You write as if the lack of RAII was only a minor inconvenience. I don't
agree with that.
One of the major problems with that lack, which means that resources
have to be managed manually, is that this management burden is "contagious".
With that I mean that if you have a type which needs to be destroyed
manually, that requirement is transferred to any other type that wants
to use that type as a member. (In other words, if you have eg. a struct
that needs to be constructed and destructed by explicitly calling some
functions, if you want to use that struct as a member of another struct,
you need to write equivalent construction/destruction functions for *that*
struct too, and the need to manually call them is "inherited" by that
struct. And so on. It can become quite complicated and burdensome.)
well, this comes down to coding style:
most data types of this sort are not allocated/freed directly, but are
allocated/freed via function calls.
say:
FOO_Context *ctx;
ctx=FOO_NewContext(...);
....
FOO_FreeContext(ctx);
however, rarely does this seem like a big deal.

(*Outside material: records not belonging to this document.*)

#ifndef WIDE_LA
#define WIDE_LA 1
#endif
template <int MB, bool BWD = false>
__device__ __forceinline__ void wide_tile(const Conv3Args& a, char* smem, const int d0, const int h0, const int w0,
                                          const int ct, const int n, const int replica) {
  using namespace c3w;
  using T = f16;
  constexpr int TD = 2 * MB, HD = TD + 2, NH = MB / 2;
  char* halo = smem;
  char* wbuf = smem + HALO_MAX;
  float* xsc = (float*)(smem + LDS_FIXED);
  float* xsh = xsc + a.Cin;
  float* xad = xsh + a.Cin;

  const int tid = threadIdx.x, lane = tid & 63, wave = tid >> 6;
  const int r = lane & 31, hh = lane >> 5;
  const bool fused = a.xf.stats != nullptr;
  const int nhc = (a.Cin + 15) >> 4;
  const int U = nhc * 3;

  const int p_t = tid & 1, pos = tid >> 1;
  const int hy = pos / HW, hx = pos - hy * HW;
  const int gh = h0 + hy - 1, gw = w0 + hx - 1;
  const bool ok_hw = pos < HH * HW && (unsigned)gh < (unsigned)a.H && (unsigned)gw < (unsigned)a.W;
  const int vstride = a.in_blk ? 16 : a.Cin_stride;
  const long hcstride = a.in_blk ? (long)a.D * a.H * a.W * 16 : 16;
  const T* xin = (const T*)a.x + (long)n * a.D * a.H * a.W * a.Cin_stride + (a.in_blk ? (long)(a.Cin_off >> 4) * a.D * a.H * a.W * 16 : a.Cin_off) + p_t * 8;
  const int voff = ok_hw ? (((d0 - 1) * a.H + gh) * a.W + gw) * vstride : 0;
  const int pstep = a.H * a.W * vstride;
  const int loff = pos < HH * HW ? hy * RSF + hx * VSF + ((p_t ^ (hy & 1)) << 4) : HW * VSF + (p_t << 4);
  f16x8 hreg[HD];
  auto load_halo = [&](int hc, int j0, int j1) {
    const T* src = xin + hc * hcstride;
#pragma unroll
    for (int j = 0; j < HD; ++j) {
      if (j < j0 || j >= j1) continue;
      const bool dok = (unsigned)(d0 + j - 1) < (unsigned)a.D;
      hreg[j] = *(const f16x8*)(src + (ok_hw && dok ? voff + j * pstep : 0));
    }
  };
  auto store_halo = [&](int hc) {
    float sc[8], sh[8], ad[8], sn[8];
    if (fused) {
      const int c0 = hc * 16 + p_t * 8;
#pragma unroll
      for (int e = 0; e < 8; ++e) { sc[e] = xsc[c0 + e]; sh[e] = xsh[c0 + e]; ad[e] = xad[c0 + e]; }
      xform_prep<T>(sc, sh, ad, sn, a.xf.slope);
    }
#pragma unroll
    for (int j = 0; j < HD; ++j) {
      f16x8 v = hreg[j];
      if (fused) v = xform_frag<T>(v, sc, sh, ad, sn, a.xf.slope);
      const f32x4 raw = __builtin_bit_cast(f32x4, v);
      const bool ok = ok_hw && (unsigned)(d0 + j - 1) < (unsigned)a.D;
      f32x4 o;
#pragma unroll
      for (int e = 0; e < 4; ++e) o[e] = ok ? raw[e] : 0.f;
      *(f32x4*)(halo + loff + j * PSF) = o;
    }
  };

  const char* wsrc = (const char*)a.w + (long)ct * a.nchunks * 9 * SLAB + lane * 16;
  const unsigned wlds = (unsigned)(size_t)(__attribute__((address_space(3))) char*)wbuf;
  auto dma_plane = [&](int u, int slot) {
    const int hc = u / 3, kd = u - hc * 3;
    const char* src = wsrc + (long)((hc >> 1) * 3 + kd) * 3 * SLAB + (hc & 1) * 2048;
#pragma unroll
    for (int j = 0; j < 5; ++j) {
      const int p = wave + 4 * j;
      if (p < 18) dma_piece(src + ((p >> 1) * 4 + (p & 1)) * 1024, wlds + slot * WPLANE + p * 1024);
    }
  };

  DUA_STAMP_AT(0, true);
  DUA_STAMP_AT(2, false);
  float bias_q[2];
#pragma unroll
  for (int q = 0; q < 2; ++q) {
    const int bc = ct * BN + q * 32 + r;
    bias_q[q] = bc >= a.Cout ? 0.f : a.bias[bc];
  }
  constexpr int UN = 4;
  stat_t sv[UN][2 * STAT_WORDS];
  float gam[UN], bet[UN], addv[UN];
  if (fused) {
    const int part = lane >> 4;
#pragma unroll
    for (int u = 0; u < UN; ++u) {
      const int c = (wave + 4 * u) * 16 + (lane & 15), cc = c < a.Cin ? c : a.Cin - 1;
      gam[u] = a.xf.gamma[cc]; bet[u] = a.xf.beta[cc];
      addv[u] = a.xf.add ? a.xf.add[(long)n * a.xf.add_stride + cc] : 0.f;
      const stat_t* sp = a.xf.stats + ((long)n * STAT_REPLICAS + 2 * part) * STAT_WORDS * a.xf.c_pad + cc;
      if ((wave + 4 * u) * 16 < a.Cin) {
#pragma unroll
        for (int k = 0; k < 2 * STAT_WORDS; ++k) sv[u][k] = sp[(long)k * a.xf.c_pad];
      } else {
#pragma unroll
        for (int k = 0; k < 2 * STAT_WORDS; ++k) sv[u][k] = 0;
      }
    }
  }
  float* bwc = (float*)(smem + LDS_FIXED) + (fused ? 3 * a.Cin : 0);
  double bwS = 0, bwQ = 0;
  float bwg = 0.f, bwb = 0.f;
  constexpr bool bwd = BWD;
  if (bwd) {
    const int c = ct * BN + wave * 16 + (lane & 15), cc = c < a.Cout ? c : a.Cout - 1;
    bwg = a.bw_xf.gamma[cc]; bwb = a.bw_xf.beta[cc];
    stats_read_wave16(a.bw_xf.stats, n, a.bw_xf.c_pad, cc, bwS, bwQ);
  }
  DUA_STAMP_AT(56, false);
  load_halo(0, 0, HD);
  DUA_STAMP_AT(57, false);
  dma_plane(0, 0);
  DUA_STAMP_AT(59, false);
  if (fused) {
    const int part = lane >> 4;
    double Sm = 0, Qm = 0;
    float gm = 0.f, bm = 0.f, am = 0.f;
#pragma unroll
    for (int u = 0; u < UN; ++u) {
      stat_t w[STAT_WORDS];
#pragma unroll
      for (int k = 0; k < STAT_WORDS; ++k) {
        w[k] = sv[u][k] + sv[u][STAT_WORDS + k];
        w[k] += __shfl_xor(w[k], 16);
        w[k] += __shfl_xor(w[k], 32);
      }
      if (part == u) {
        Sm = (double)w[0] + (double)w[1] * (1.0 / STAT_FRAC);
        Qm = (double)w[2] + (double)w[3] * (1.0 / STAT_FRAC);
        gm = gam[u]; bm = bet[u]; am = addv[u];
      }
    }
    const int c = (wave + 4 * part) * 16 + (lane & 15);
    const double mean = Sm * a.xf.inv_count;
    double var = Qm * a.xf.inv_count - mean * mean;
    var = var > 0 ? var : 0;
    const float g = gm * (float)(1.0 / sqrt(var + (double)a.xf.eps));
    if (c < a.Cin) {
      xsc[c] = g;
      xsh[c] = bm - (float)mean * g;
      xad[c] = am;
    }
    __syncthreads();
  }
  if (bwd && lane < 16) {
    const double mean = bwS * a.bw_xf.inv_count;
    double var = bwQ * a.bw_xf.inv_count - mean * mean;
    var = var > 0 ? var : 0;
    const int cl = wave * 16 + lane;
    bwc[cl] = (float)mean;
    bwc[64 + cl] = (float)(1.0 / sqrt(var + (double)a.bw_xf.eps));
    bwc[128 + cl] = bwg;
    bwc[192 + cl] = bwb;
  }
  DUA_STAMP_AT(60, false);
  DUA_STAMP_AT(61, false);
  store_halo(0);
  const int dsl = MB == 4 ? 2 * wave : wave;
  f32x16 acc[MB][2];
#pragma unroll
  for (int q = 0; q < 2; ++q)
#pragma unroll
    for (int m = 0; m < MB; ++m)
#pragma unroll
      for (int i = 0; i < 16; ++i) acc[m][q][i] = bias_q[q];
  asm volatile("s_waitcnt vmcnt(0)" ::: "memory");
  __syncthreads();
  DUA_STAMP_AT(3, false);

  const int sw = (r >> 3) & 1;
  const int a_base = dsl * PSF + (r >> 3) * RSF + (r & 7) * VSF;
  const int a_even = a_base + ((hh ^ sw) << 4), a_odd = a_base + ((hh ^ sw ^ 1) << 4);
  const int b_base = (hh * BN + r) * 16;

  auto phase = [&](int kd, int slot) __attribute__((always_inline)) {
    const char* hp = halo + kd * PSF;
    const char* wb = wbuf + slot * WPLANE + b_base;
    f16x8 fa[WIDE_LA + 1][2], fb[2][2];
    auto ldA = [&](int t, int sub, int b) {
      const int kh = t / 3, kw = t - kh * 3;
      const char* ap = hp + ((kh & 1) ? a_odd : a_even) + sub * PSF + kh * RSF + kw * VSF;
      fa[b][0] = *(const f16x8*)ap;
      fa[b][1] = *(const f16x8*)(ap + 4 * RSF);
    };
    auto ldB = [&](int t, int b) {
      fb[b][0] = *(const f16x8*)(wb + t * 2048);
      fb[b][1] = *(const f16x8*)(wb + t * 2048 + 512);
    };
    ldB(0, 0);
#pragma unroll
    for (int h = 0; h < WIDE_LA; ++h) ldA(h / NH, h % NH, h);
#pragma unroll
    for (int h = 0; h < 9 * NH; ++h) {
      const int t = h / NH, sub = h % NH;
      if (h + WIDE_LA < 9 * NH) {
        const int t1 = (h + WIDE_LA) / NH, sub1 = (h + WIDE_LA) % NH;
        if (WIDE_LA == 1 && sub1 == 0) ldB(t1, t1 & 1);
        ldA(t1, sub1, (h + WIDE_LA) % (WIDE_LA + 1));
      }
      if (WIDE_LA > 1 && sub == 0 && t + 1 < 9) ldB(t + 1, (t + 1) & 1);
      __builtin_amdgcn_sched_barrier(0);
      mma32(acc[2 * sub][0], fa[h % (WIDE_LA + 1)][0], fb[t & 1][0]);
      mma32(acc[2 * sub][1], fa[h % (WIDE_LA + 1)][0], fb[t & 1][1]);
      mma32(acc[2 * sub + 1][0], fa[h % (WIDE_LA + 1)][1], fb[t & 1][0]);
      mma32(acc[2 * sub + 1][1], fa[h % (WIDE_LA + 1)][1], fb[t & 1][1]);
      __builtin_amdgcn_sched_barrier(0);
    }
  };

  constexpr int J1 = HD == 10 ? 4 : 2, J2 = HD == 10 ? 7 : 4;
  for (int hc = 0; hc < nhc; ++hc) {
    const bool more = hc + 1 < nhc;
#pragma unroll
    for (int kd = 0; kd < 3; ++kd) {
      const int u = hc * 3 + kd, slot = u & 1;
      if (u + 1 < U) dma_plane(u + 1, slot ^ 1);
      if (more) load_halo(hc + 1, kd == 0 ? 0 : kd == 1 ? J1 : J2, kd == 0 ? J1 : kd == 1 ? J2 : HD);
      phase(kd, slot);
      if (more && kd == 0) asm volatile("s_waitcnt vmcnt(%0)" ::"n"(J1) : "memory");
      else if (more && kd == 1) asm volatile("s_waitcnt vmcnt(%0)" ::"n"(J2 - J1) : "memory");
      else asm volatile("s_waitcnt vmcnt(0)" ::: "memory");
      __syncthreads();
      if (u < 26) DUA_STAMP_AT(4 + u, false);
    }
    if (more) {
      store_halo(hc + 1);
      if (hc < 7) DUA_STAMP_AT(30 + 2 * hc, false);
      __syncthreads();
      if (hc < 7) DUA_STAMP_AT(31 + 2 * hc, false);
    }
  }
  DUA_STAMP_AT(62, false);

  char* ot = halo + wave * 8192;
  float* ex = (float*)wbuf;
  const long nvox = (long)a.D * a.H * a.W;
  T* yout = (T*)a.y + (long)n * nvox * a.Cout_stride;
  float s[2] = {0.f, 0.f}, ss[2] = {0.f, 0.f};
  if (bwd) {
    const int cg = lane & 7;
    float m8[8], r8[8], g8[8], b8[8], s0[8], s1[8], s2[8];
#pragma unroll
    for (int e = 0; e < 8; ++e) {
      m8[e] = bwc[cg * 8 + e]; r8[e] = bwc[64 + cg * 8 + e]; g8[e] = bwc[128 + cg * 8 + e]; b8[e] = bwc[192 + cg * 8 + e];
      s0[e] = s1[e] = s2[e] = 0.f;
    }
    const float slope = a.bw_xf.slope;
    const T* rawn = (const T*)a.bw_raw + (long)n * nvox * a.bw_stride + a.bw_off + ct * BN + cg * 8;
    const bool cok = ct * BN + cg * 8 < a.Cout;
#pragma unroll
    for (int pr = 0; pr < MB / 2; ++pr) {
      const int gd = d0 + dsl + pr;
      f16x8 yv[8];
#pragma unroll
      for (int it = 0; it < 8; ++it) {
        const int v = it * 8 + (lane >> 3);
        const long vx = ((long)gd * a.H + h0 + (v >> 3)) * a.W + w0 + (v & 7);
        yv[it] = *(const f16x8*)(rawn + (cok ? vx * a.bw_stride : 0));
      }
#pragma unroll
      for (int mm = 0; mm < 2; ++mm)
#pragma unroll
        for (int q = 0; q < 2; ++q)
#pragma unroll
          for (int i = 0; i < 16; ++i)
            *(T*)(ot + mm * 4096 + acc_row(i, hh) * 128 + (q * 32 + r) * 2) = (T)acc[2 * pr + mm][q][i];
      __builtin_amdgcn_fence(__ATOMIC_RELEASE, "wavefront");
      __builtin_amdgcn_wave_barrier();
      __builtin_amdgcn_fence(__ATOMIC_ACQUIRE, "wavefront");
#pragma unroll
      for (int it = 0; it < 8; ++it) {
// ... 49 lines not shown
  for (int pr = 0; pr < MB / 2; ++pr) {
#pragma unroll
    for (int mm = 0; mm < 2; ++mm)
#pragma unroll
      for (int q = 0; q < 2; ++q)
#pragma unroll
        for (int i = 0; i < 16; ++i) {
          const float v = acc[2 * pr + mm][q][i];
          s[q] += v;
          ss[q] = fmaf(v, v, ss[q]);
          *(T*)(ot + mm * 4096 + acc_row(i, hh) * 128 + (q * 32 + r) * 2) = (T)v;
        }
    __builtin_amdgcn_fence(__ATOMIC_RELEASE, "wavefront");
    __builtin_amdgcn_wave_barrier();
    __builtin_amdgcn_fence(__ATOMIC_ACQUIRE, "wavefront");
    const int gd = d0 + dsl + pr;
#pragma unroll
    for (int it = 0; it < 8; ++it) {
      const int v = it * 8 + (lane >> 3), cg = lane & 7;
      const int gh = h0 + (v >> 3), gw = w0 + (v & 7);
      if (ct * BN + cg * 8 < a.Cout)
        *(f16x8*)(yout + chan_off(a.out_blk, ((long)gd * a.H + gh) * a.W + gw, a.Cout_off + ct * BN + cg * 8, a.Cout_stride, nvox)) =
            *(const f16x8*)(ot + v * 128 + cg * 16);
    }
    __builtin_amdgcn_fence(__ATOMIC_RELEASE, "wavefront");
    __builtin_amdgcn_wave_barrier();
    __builtin_amdgcn_fence(__ATOMIC_ACQUIRE, "wavefront");
  }
#pragma unroll
  for (int q = 0; q < 2; ++q) {
    s[q] += __shfl_xor(s[q], 32);
    ss[q] += __shfl_xor(ss[q], 32);
    if (hh == 0) { ex[(wave * BN + q * 32 + r) * 2] = s[q]; ex[(wave * BN + q * 32 + r) * 2 + 1] = ss[q]; }
  }
  __syncthreads();
  if (wave == 0) {
    double S = 0, Q = 0;
#pragma unroll
    for (int w = 0; w < 4; ++w) { S += (double)ex[(w * BN + lane) * 2]; Q += (double)ex[(w * BN + lane) * 2 + 1]; }
    if (ct * BN + lane < a.Cout) stats_add(a.stats, n, a.cout_pad, replica, ct * BN + lane, S, Q);
  }
  DUA_STAMP_AT(63, false);
  DUA_STAMP_AT(1, true);
}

also, the matter of multiple entry/exit points and releasing things also
has a typically straightforward solution:
if for some function it becomes awkward, it means the function is
probably doing too much and needs to be broken down into smaller ones.
typically, 5-25 lines is a good limit for a function size, as well as
the usual practice that a function only does a single conceptual
operation (as opposed to a function which does "this, that, and this
other thing"...).
It also makes generic programming a lot more difficult. If you make,
for example, a generic container, you have no way of knowing whether
the elements need to be properly destroyed before freeing them or not.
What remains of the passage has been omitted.